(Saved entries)
══════════
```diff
+  for (int i = 0; i < 3; i++) g.A[i] = (const __half *)A.data();
+  g.W = (const __half *)W.data(); g.Wf = (const __half *)Wf.data(); g.bias = (const float *)bias.data();
+  g.row_seq = (const int *)rseq.data(); g.outF = (float *)H.data(); g.resid = nullptr;
+  const int *d_start = (const int *)start.data(), *d_len = (const int *)len.data(), *d_step = (const int *)step.data();
+  GemmGnPanelArgs a{};
+  a.A = (const __half *)A.data(); a.lda = K; a.Wf = (const __half *)Wf.data(); a.N = c.N; a.K = K; a.bias = (const float *)bias.data();
+  a.seq_start = d_start; a.seq_len = d_len; a.ns = c.ns; a.rows_total = rows;
+  a.eps = c.eps; a.gn_g = (const float *)gg.data(); a.gn_b = (const float *)bb.data(); a.ss = (const float *)ss.data(); a.do_silu = c.do_silu; a.lut = c.lut;
+  a.y = (__half *)yf.data(); a.seq_step = d_step; a.ss_step_stride = c.ss_step_stride;
+
+  hipStream_t s;
+  HT(hipStreamCreateWithFlags(&s, hipStreamNonBlocking));
+  hipError_t e = hipDeviceSynchronize();
+  if (e == hipSuccess) e = launch_gemm_f16(g, s);
+  if (e == hipSuccess) {
+    gn_reg_kernel<512, 14><<<dim3(32, c.ns), 512, 0, s>>>((const float *)H.data(), d_start, d_len, rows, c.ns, c.eps, a.gn_g, a.gn_b, a.ss, c.do_silu, c.lut,
+                                                          (__half *)yp.data(), nullptr, 0, nullptr, 0, d_step, c.ss_step_stride);
+    e = hipGetLastError();
+  }
+  if (e == hipSuccess) e = launch_gemm_gn_panel(a, s);
+  const hipError_t es = hipStreamSynchronize(s);
+  (void)hipStreamDestroy(s);
+  if (e != hipSuccess || es != hipSuccess) return (int)(e != hipSuccess ? e : es);
+  HT(yp.get_all(c.out_pair));
+  HT(yf.get_all(c.out_fused));
+  return 0;
+}
+
+}
```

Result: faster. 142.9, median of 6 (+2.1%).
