+  crc32_fill_tables(crcT, threadIdx.x);
   __syncthreads();
   const uint32_t lane = threadIdx.x & 31;
   const uint32_t warps = gridDim.x * 8;
   for (uint32_t i = blockIdx.x * 8 + (threadIdx.x >> 5); i < a.b1 - a.b0; i += warps) {
-    const uint32_t b = a.block_list ? a.block_list[i] : a.b0 + i;
+    const uint32_t b = a.b0 + i;
     const uint32_t n = a.isize[b];
     if (n == 0 || a.status[b] != 0) continue;
+    uint8_t* const out = a.out + a.uoff[b];
+    const uint32_t* const ml = matches + t1_list_at(a, b);
+    const uint32_t nm = ml[0];
+    uint32_t base = 0;
+    for (uint32_t k0 = 0; k0 < nm; k0 += 32) {
+      const T1Match m = t1_match(k0 + lane < nm ? ml[1 + k0 + lane] : 0u);
+      uint32_t end = m.lit + m.len;
+#pragma unroll
+      for (uint32_t d = 1; d < 32; d <<= 1) {
+        const uint32_t o = __shfl_up_sync(FULL, end, d);
+        if (lane >= d) end += o;
+      }
+      end += base;
+      base = __shfl_sync(FULL, end, 31);
+      const uint32_t op = end - m.len;
+      uint32_t waiting = __ballot_sync(FULL, m.len != 0);
+      while (waiting) {
+        const uint32_t first = __shfl_sync(FULL, op, __ffs(waiting) - 1);
+        const bool go = ((waiting >> lane) & 1) && t1_src_end(op, m) <= first;
+        if (go) t1_copy_match(out + op, m.dist, m.len);
+        __syncwarp();
+        waiting &= ~__ballot_sync(FULL, go);
+      }
+    }
     const uint8_t* f = a.comp + a.coff[b] + a.clen[b];
     const uint32_t want = (uint32_t)__ldcg(f) | ((uint32_t)__ldcg(f + 1) << 8) | ((uint32_t)__ldcg(f + 2) << 16) | ((uint32_t)__ldcg(f + 3) << 24);
-    const uint32_t got = warp_crc32(a.out + a.uoff[b], n, crcT, lane);
+    const uint32_t got = warp_crc32(out, n, crcT, lane);
     if (got != want && lane == 0) {
       a.status[b] = 30u;
       atomicAdd(a.fail_count, 1u);
     }
   }
 }
+#else
+static inline void kd_inflate_t1(const InflateArgs& a) {
+  uint64_t span = 0;
+  for (uint32_t b = a.b0; b < a.b1; ++b) span = std::max<uint64_t>(span, a.uoff[b] + a.isize[b] - a.uoff[a.b0]);
+  std::vector<uint32_t> matches(t1_list_words(span, a.b1 - a.b0), 0xdeadbeefu);
+  kd_inflate_t1(a, matches.data());
+  for (uint32_t b = a.b0; b < a.b1; ++b) {
+    if (a.isize[b] == 0 || a.status[b] != 0) continue;
+    const uint32_t* ml = matches.data() + t1_list_at(a, b);
+    uint32_t op = 0;
+    for (uint32_t k = 0; k < ml[0]; ++k) {
+      const T1Match m = t1_match(ml[1 + k]);
+      op += m.lit;
+      t1_copy_match(a.out + a.uoff[b] + op, m.dist, m.len);
+      op += m.len;
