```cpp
template <bool F16>
__device__ __forceinline__ bf16x4 gate_cv4(const f32x4& x) {
    if constexpr (F16) {
        typedef _Float16 f16x4_g __attribute__((ext_vector_type(4)));
        f32x4 y;
#pragma unroll
        for (int c = 0; c < 4; ++c) y[c] = __builtin_amdgcn_fmed3f(x[c], -65504.f, 65504.f);
        return __builtin_bit_cast(bf16x4, __builtin_convertvector(y, f16x4_g));
    } else {
        return __builtin_convertvector(x, bf16x4);
    }
}
__device__ __forceinline__ bf16x4 gate_lo4(const f32x4& x, const bf16x4& h) {
    return __builtin_convertvector(x - __builtin_convertvector(h, f32x4), bf16x4);
}
__device__ __forceinline__ bf16x8 gate_cat(const bf16x4& a, const bf16x4& b) { return __builtin_shufflevector(a, b, 0, 1, 2, 3, 4, 5, 6, 7); }
template <int PL, bool F16>
__device__ __forceinline__ void gate_split8(const f32x4& x0, const f32x4& x1, bf16x8& hi, bf16x8& lo) {
    const bf16x4 h0 = gate_cv4<F16>(x0), h1 = gate_cv4<F16>(x1);
    hi = gate_cat(h0, h1);
    lo = hi;
    if (PL == 2) lo = gate_cat(gate_lo4(x0, h0), gate_lo4(x1, h1));
}

template <int KS, int NK1>
__device__ __forceinline__ void gate_load_kproj(const float* krow, int col, bf16x8 (&zh)[NK1], bf16x8 (&zl)[NK1]) {
    typedef unsigned u32x4 __attribute__((ext_vector_type(4)));
    const float* zrow = krow + col;
#pragma unroll
    for (int ks = 0; ks < NK1; ++ks) {
        if (KS >= 2) {
            zh[ks] = *reinterpret_cast<const bf16x8*>(reinterpret_cast<const char*>(krow) + (col + 16 * ks) * 2);
            zl[ks] = zh[ks];
            continue;
        }
        const f32x4 x0 = *reinterpret_cast<const f32x4*>(zrow + 16 * ks), x1 = *reinterpret_cast<const f32x4*>(zrow + 16 * ks + 4);
        if (KS == 1) {
            const u32x4 a = __builtin_bit_cast(u32x4, x0), b = __builtin_bit_cast(u32x4, x1);
            u32x4 hh, ll;
            hh[0] = __builtin_amdgcn_perm(a[1], a[0], 0x07060302u); hh[1] = __builtin_amdgcn_perm(a[3], a[2], 0x07060302u);
            hh[2] = __builtin_amdgcn_perm(b[1], b[0], 0x07060302u); hh[3] = __builtin_amdgcn_perm(b[3], b[2], 0x07060302u);
            ll[0] = __builtin_amdgcn_perm(a[1], a[0], 0x05040100u); ll[1] = __builtin_amdgcn_perm(a[3], a[2], 0x05040100u);
            ll[2] = __builtin_amdgcn_perm(b[1], b[0], 0x05040100u); ll[3] = __builtin_amdgcn_perm(b[3], b[2], 0x05040100u);
            zh[ks] = __builtin_bit_cast(bf16x8, hh);
            zl[ks] = __builtin_bit_cast(bf16x8, ll);
        } else {
            gate_split8<2, false>(x0, x1, zh[ks], zl[ks]);
        }
    }
}

template <int ROWS, int N_VALID, int COLS, int PITCH, int NT>
// ... 124 lines not shown
```

cvpr2023-vlsat_amd/csrc/kernels.h:

```cpp
#pragma once
#include <hip/hip_runtime.h>
#include <stdint.h>

#include "flash_pick.h"
#include "gemm_plan.h"

namespace vlsat {

inline size_t align_up(size_t x, size_t a) { return (x + a - 1) & ~(a - 1); }

int launch_gemm(const GemmArgs& a, hipStream_t s);
int launch_gemm_pair(const GemmArgs& a, const GemmArgs& b, hipStream_t s);
int launch_gemm_splitk(const GemmArgs& a, const GemmPlan& p, hipStream_t s, const GemmArgs* twin = nullptr);
int launch_gemm_ring(const GemmArgs& a, const GemmPlan& p, hipStream_t s);
int launch_gemm_p8(const GemmArgs& a, const GemmPlan& p, hipStream_t s);
double gemm_flops(const GemmArgs& a);
void gemm_set_clock_probe(long long* buf);
int gemm_slots();

int launch_pointnet(const float* pts, int n_obj, int n_points, int cin, const float* w1, const float* b1,
                    const float* w2, const float* b2, const float* w3, const float* b3, int n_out,
                    float* out, hipStream_t s);

int launch_pointnet_bf16(const float* pts, int n_obj, int n_points, int cin, const float* w1, const float* b1,
// ... 18 lines not shown
                           const int4* tiles, int n_tiles, float scale_log2e, int terms, int use_tr, int io_split,
                           hipStream_t s, const FlashSplit* split = nullptr, int pv_terms = 3, int head_dim = 64);
int launch_flash_attn_f16x3(const float* Q, int ldq, const float* K, const float* V, int ldkv, float* O, int ldo,
                            const int4* tiles, int n_tiles, float scale_log2e, int use_tr, hipStream_t s,
                            const FlashSplit* split = nullptr, int head_dim = 64, int io = 0);

int launch_node_attn(const float* Q, int ldq, const float* K, int ldk, const float* V, int ldv,
                     float* O, int ldo, const float* bias, const int32_t* scene_ptr,
                     const int64_t* bias_ptr, int n_scenes, int max_n, int n_heads, int dk, float scale,
                     hipStream_t s, int split_below = 1024);
struct DistBiasW { const float *w0, *b0, *g2, *be2, *w3, *b3, *g5, *be5, *w6, *b6; };
int launch_dist_bias(const float* desc, int ld_desc, const int32_t* scene_ptr, const int64_t* bias_ptr,
                     int n_scenes, int max_n, int n_heads, DistBiasW w, float* bias, hipStream_t s);
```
══════════
(TO DO): Reproduce the lines of the entries above from the one with "const uint8_t* f" to the one with "a.uoff[b], n, crcT, lane);", both included, exactly and without any other line.

(SOLUTION TO THIS TASK):
     const uint8_t* f = a.comp + a.coff[b] + a.clen[b];
     const uint32_t want = (uint32_t)__ldcg(f) | ((uint32_t)__ldcg(f + 1) << 8) | ((uint32_t)__ldcg(f + 2) << 16) | ((uint32_t)__ldcg(f + 3) << 24);
-    const uint32_t got = warp_crc32(a.out + a.uoff[b], n, crcT, lane);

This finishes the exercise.